Metabolic disorders occur due to buildup of proteins, lipids, glycogen, urea, calcium stones, and toxic substances among others. Each of these molecules have certain designated metabolic pathways, and metabolic agents (enzymes, proteins) at work. Inability of these agents to carry out their tasks cause buildup of the molecules in the blood and other places. Few examples of metabolic diseases include gaucher disease, hereditary tyrosinemia, hereditary orotic aciduria, and fabry disease.

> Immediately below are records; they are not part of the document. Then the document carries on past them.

#ifdef MI_PIPE_STAMPS
    unsigned long long ps_acc[7] = {0, 0, 0, 0, 0, 0, 0}, ps_prev = __builtin_amdgcn_s_memtime();
#define MI_PSTAMP(k) { __builtin_amdgcn_sched_barrier(0); unsigned long long t_ = __builtin_amdgcn_s_memtime(); __builtin_amdgcn_s_waitcnt(0xC07F); ps_acc[k] += t_ - ps_prev; ps_prev = t_; __builtin_amdgcn_sched_barrier(0); }
#else
#define MI_PSTAMP(k)
#endif
    auto wg_barrier = [&]() {
        asm volatile("" ::: "memory");
        __builtin_amdgcn_s_waitcnt(0xC07F);
#ifndef MI_ABL_NOBAR
        __builtin_amdgcn_s_barrier();
#endif
        asm volatile("" ::: "memory");
    };
    auto store_row = [&](int e, const float4 (&o)[CQ]) {
        float* obuf = scratch;
#pragma unroll
        for (int q = 0; q < CQ; q++) sst4(obuf + lane * C + 4 * q, o[q]);
        wave_sync();
        float* dst = out + (long)e * a.W * C + gout;
        if (full) {
#pragma unroll
            for (int k = 0; k < CQ; k++) sst4(dst + 256 * k, sld4(obuf + 4 * lane + 256 * k));
        } else {
#pragma unroll
            for (int k = 0; k < CQ; k++) {
                const float4 v = sld4(obuf + 4 * lane + 256 * k);
                if (lane + 64 * k < npx * CQ) sst4(dst + 256 * k, v);
            }
        }
        wave_sync();
    };
    auto hand_row = [&](int e, int which, const float4 (&o)[CQ]) {
        float* dstl = lds + (role * 2 + which) * IMG + img_p + (1 + lane) * PXS;
        const float4 z = make_float4(0.f, 0.f, 0.f, 0.f);
        if (e < 0 || e >= a.H) {
#pragma unroll
            for (int q = 0; q < CQ; q++) sst4(dstl + 4 * q, z);
        } else if (full) {
#pragma unroll
            for (int q = 0; q < CQ; q++) sst4(dstl + 4 * q, o[q]);
        } else {
#pragma unroll
            for (int q = 0; q < CQ; q++) sst4(dstl + 4 * q, lane >= npx ? z : o[q]);
        }
    };
    auto tail_step = [&](int t, v2f (&tacc)[CQ][2], float4 (&tmx)[CQ]) {
        if constexpr (NH2 > 0) {
            const int mt = t - 2 * S;
            if (mt < 0 || 2 * mt > a.band_rows) return;
            const int k = 2 * mt;
            constexpr int Co = NH2 * C;
            constexpr int ST2 = (32 + 2 * Co + 15) / 16 * 16, OFF_SLOPE2 = (C / 2) * ST2 + 64;
            const cfloat* cst2 = (const cfloat*)a.consts[S];
            const float* img = lds + ((S - 1) * 2) * IMG;
            const int tu = a.strips == 2 ? 0 : lane >> 5, tox = a.strips == 2 ? lane : lane & 31;
            const float* me2 = img + tu * 66 * PXS + (2 * tox + 1) * PXS;
            const bool skip = hf == 0 && a.has_res[S] != 0;
            if (mt == 0) {
                strip_row_s2m<CQ, NH2, 1, PXS>(me2, cst2, hf, skip, tacc, tmx, toacc, wa);
            } else {
                strip_row_s2m<CQ, NH2, 2, PXS>(me2, cst2, hf, skip, tacc, tmx, toacc, wa);
                float4 o[CQ];
                strip_act<CQ, RELU>(toacc, cst2 + OFF_SLOPE2 + hf * C, a.hi[S], o);
                float* obuf = scratch;
#pragma unroll
                for (int q = 0; q < CQ; q++) sst4(obuf + lane * C + 4 * q, o[q]);
                wave_sync();
                const int Wo = a.W >> 1;
#pragma unroll
                for (int j = 0; j < CQ; j++) {
                    const int f = lane + 64 * j, px = f / CQ, qd = f - px * CQ;
                    const int u = a.strips == 2 ? 0 : px >> 5, ox = a.strips == 2 ? px : px & 31;
                    const int un = a.strips == 2 ? (int)blockIdx.x : 2 * (int)blockIdx.x + u;
                    const int ub = un % a.bands, bb = min(un / a.bands, a.B - 1);
                    const int uy0 = ub * a.band_rows, uy1 = min(uy0 + a.band_rows, a.H);
                    const float4 v = sld4(obuf + 4 * f);
                    if (un < a.units && uy0 + k <= uy1 && ox < Wo) {
                        const int oy = (uy0 + k - 2) >> 1;
                        sst4(a.out + (long)bb * a.out_fs + ((long)oy * Wo + ox) * Co + hf * C + 4 * qd, v);
                    }
                }
                wave_sync();
            }
            if (k + 1 < a.band_rows) strip_row_s2m<CQ, NH2, 0, PXS>(me2 + IMG, cst2, hf, skip, tacc, tmx, toacc, wa);
        }
    };
    auto step = [&](int t) {
        v2f (&tacc)[CQ][2] = aA;
        float4 (&tmx)[CQ] = onext;
        const int m = t - 2 * role;
        const int c0 = lo_j - 1 + 2 * m;
        bool hand_over = false;
        float4 o0[CQ], o1[CQ];
        if (!tail && active && m >= 0 && m < P) {
            const float *me0, *me1;
            int ps;
            if (role == 0) {
                if (m + 1 < P) wait_vm<2 * NL>();
                else wait_vm<0>();
                fix_row(c0, (m & 1) * 2);
                fix_row(c0 + 1, (m & 1) * 2 + 1);
                wave_sync();
                me0 = scratch + ((m & 1) * 2) * BUF_F + lane * C;
                me1 = me0 + BUF_F;
                ps = C;
            } else {
                me0 = lds + ((role - 1) * 2) * IMG + img_p + lane * PXS;
                me1 = me0 + IMG;
                ps = PXS;
            }
            MI_PSTAMP(4)
            strip_row2m<CQ>(me0, me1, ps, cst, has_res, aA, aB, onext, oacc0, oacc1, wa, cb, wd);
            wave_sync();
            MI_PSTAMP(5)
            if (m >= 1) {
                strip_act<CQ, RELU>(oacc0, cst + K::OFF_SLOPE, hi, o0);
                strip_act<CQ, RELU>(oacc1, cst + K::OFF_SLOPE, hi, o1);
                if (NH2 || role < S - 1) hand_over = true;
                else { store_row(c0 - 1, o0); store_row(c0, o1); }
            }
            if (role == 0 && m + 2 < P) {
                wave_sync();
                issue_row(c0 + 4, (m & 1) * 2);
                issue_row(c0 + 5, (m & 1) * 2 + 1);
            }
        }
        if constexpr (NH2 > 0) {
            if (tail) tail_step(t, tacc, tmx);
        }
        MI_PSTAMP(6)
#ifdef MI_ABL_M_ONEBAR
        if (hand_over) {
            hand_row(c0 - 1, 0, o0);
            hand_row(c0, 1, o1);
        }
        MI_PSTAMP(1)
        MI_PSTAMP(2)
#else
        wg_barrier();
        MI_PSTAMP(1)
        if (hand_over) {
            hand_row(c0 - 1, 0, o0);
            hand_row(c0, 1, o1);
        }
        MI_PSTAMP(2)
#endif
        prefetch_consts();
        asm volatile("" ::: "memory");
        __builtin_amdgcn_s_waitcnt(0xC07F);
        pin_consts();
        __builtin_amdgcn_s_barrier();
        asm volatile("" ::: "memory");
        MI_PSTAMP(3)
    };
    const int T = NH2 ? 2 * S + a.band_rows / 2 + 1 : 2 * S - 1 + a.band_rows / 2;
    for (int t = 0; t < T; t++) step(t);
#ifdef MI_PIPE_STAMPS
    if (a.stamps && lane == 0) {
        unsigned long long* d = a.stamps + ((size_t)blockIdx.x * 8 + w) * 8;
        d[0] = ps_acc[4] + ps_acc[5] + ps_acc[6];
        for (int k = 1; k < 4; k++) d[k] = ps_acc[k];
        d[4] = T; d[5] = ps_acc[4]; d[6] = ps_acc[5]; d[7] = ps_acc[6];
    }
#endif
#undef MI_PSTAMP
}
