@@ -23,9 +31,20 @@
     int64_t nb, B, fw;
     int R_u, R_i, cap_u, cap_i;
     unsigned mask_u, mask_i, hbits_u, hbits_i;
+    unsigned sbits_u, sbits_i;
     int64_t flags, ucnt, icnt, ul_row, ul_src, il_row, il_src, total;
     int64_t zero_words;
 };
+
+static inline int64_t gp_lds_words(unsigned sbits, int64_t fw) {
+    return std::max<int64_t>(int64_t(1) << (sbits - 5), kGpOrderWords) + 3 * fw + kGpTailWords;
+}
+
+static inline unsigned super_bits(unsigned hbits, int64_t fw) {
+    unsigned s = std::min(hbits, kGpWideBits);
+    while (s > kGpRangeBits && gp_lds_words(s, fw) * 4 > kGpLdsBytes) --s;
+    return s;
+}
 
 static inline int ranges_for(int64_t n_rows, unsigned *mask, unsigned *hbits, int *cap) {
     unsigned bits = kGpRangeBits;
@@ -45,6 +64,8 @@
     L.fw = (B + 31) / 32;
     L.R_u = ranges_for(n_users, &L.mask_u, &L.hbits_u, &L.cap_u);
     L.R_i = ranges_for(n_items, &L.mask_i, &L.hbits_i, &L.cap_i);
+    L.sbits_u = super_bits(L.hbits_u, L.fw);
+    L.sbits_i = super_bits(L.hbits_i, L.fw);
     L.flags = kGpMetaWords;
     L.ucnt = L.flags + L.nb * L.fw * 4;
     L.icnt = L.ucnt + align_up(L.nb * L.R_u, 4);
@@ -65,43 +86,55 @@
     int R_u, R_i, cap_u, cap_i;
     unsigned mask_u, mask_i, hbits_u, hbits_i;
     int fw;
+    unsigned sbits_u, sbits_i;
 };
 
 static inline GpDev group_dev(int32_t *plan, const GroupLayout &L) {
     return GpDev{plan, reinterpret_cast<unsigned *>(plan + L.flags), plan + L.ucnt, plan + L.icnt, plan + L.ul_row,
                  plan + L.ul_src, plan + L.il_row, plan + L.il_src, L.R_u, L.R_i, L.cap_u, L.cap_i, L.mask_u, L.mask_i,
-                 L.hbits_u, L.hbits_i, (int)L.fw};
-}
-
-template <typename F>
-__device__ __forceinline__ void gp_scan(const int *__restrict__ a, int cnt, F f) {
+                 L.hbits_u, L.hbits_i, (int)L.fw, L.sbits_u, L.sbits_i};
+}
+
+#ifndef WR_GP_AHEAD
+#define WR_GP_AHEAD 4
+#endif
+
+template <typename F1, typename F2>
+__device__ __forceinline__ void gp_scan(const int *__restrict__ a, int cnt, F1 look, F2 act) {
     if ((reinterpret_cast<uintptr_t>(a) & 15u) == 0) {
+        constexpr int kA = WR_GP_AHEAD;
         const int n4 = cnt >> 2;
         const int4 *a4 = reinterpret_cast<const int4 *>(a);
         int i = threadIdx.x;
-        for (; i + 3 * kGpThreads < n4; i += 4 * kGpThreads) {
-            int4 v[4];
-#pragma unroll
-            for (int q = 0; q < 4; ++q) v[q] = a4[i + q * kGpThreads];
-#pragma unroll
-            for (int q = 0; q < 4; ++q) {
-                const int at = 4 * (i + q * kGpThreads);
-                f(v[q].x, at);
-                f(v[q].y, at + 1);
-                f(v[q].z, at + 2);
-                f(v[q].w, at + 3);
+        for (; i + (kA - 1) * kGpThreads < n4; i += kA * kGpThreads) {
+            int4 v[kA];
+            unsigned hits = 0u;
+#pragma unroll
+            for (int q = 0; q < kA; ++q) v[q] = a4[i + q * kGpThreads];
+#pragma unroll
+            for (int q = 0; q < kA; ++q)
+                hits |= (look(v[q].x) << (4 * q)) | (look(v[q].y) << (4 * q + 1)) | (look(v[q].z) << (4 * q + 2)) |
+                        (look(v[q].w) << (4 * q + 3));
+            while (hits) {
+                const int k = __ffs(hits) - 1;
+                hits &= hits - 1u;
+                const int at = 4 * (i + (k >> 2) * kGpThreads) + (k & 3);
+                act(a[at], at);
             }
         }
         for (; i < n4; i += kGpThreads) {
             const int4 v = a4[i];
-            f(v.x, 4 * i);
-            f(v.y, 4 * i + 1);
-            f(v.z, 4 * i + 2);
-            f(v.w, 4 * i + 3);
-        }
-        for (int j = (n4 << 2) + threadIdx.x; j < cnt; j += kGpThreads) f(a[j], j);
+            const unsigned t0 = look(v.x), t1 = look(v.y), t2 = look(v.z), t3 = look(v.w);
+            if (t0) act(v.x, 4 * i);
+            if (t1) act(v.y, 4 * i + 1);
+            if (t2) act(v.z, 4 * i + 2);
+            if (t3) act(v.w, 4 * i + 3);
+        }
+        for (int j = (n4 << 2) + threadIdx.x; j < cnt; j += kGpThreads)
+            if (look(a[j])) act(a[j], j);
     } else {
-        for (int j = threadIdx.x; j < cnt; j += kGpThreads) f(a[j], j);
+        for (int j = threadIdx.x; j < cnt; j += kGpThreads)
+            if (look(a[j])) act(a[j], j);
     }
 }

Rising prevalence of metabolic diseases is expected to support growth of the metabolism drugs market over the forecast period
Metabolic diseases is a wide category and there are several metabolism disorders caused due to clinically simple defects as well difficult to treat genetic disorders. For instance, obesity is most common type of metabolic disorder and is closely related to metabolic syndrome (a cluster of clinical conditions such as high blood sugar and triglycerides). According to the World Health Organization (WHO), over 650 million people aged 18 years and above were obese in 2016.
Another condition called lysosomal storage disease is a rare disorder, however, a significant number of people are affected with this disease. According to study published in Molecular Genetics and Metabolism Reports in December 2017, lysosomal storage disease has incidence rate of 1 in 4000 to 1 in 13,000 live births. Lysosomal storage disease consists of 60 genetic abnormalities with problematic enzyme function.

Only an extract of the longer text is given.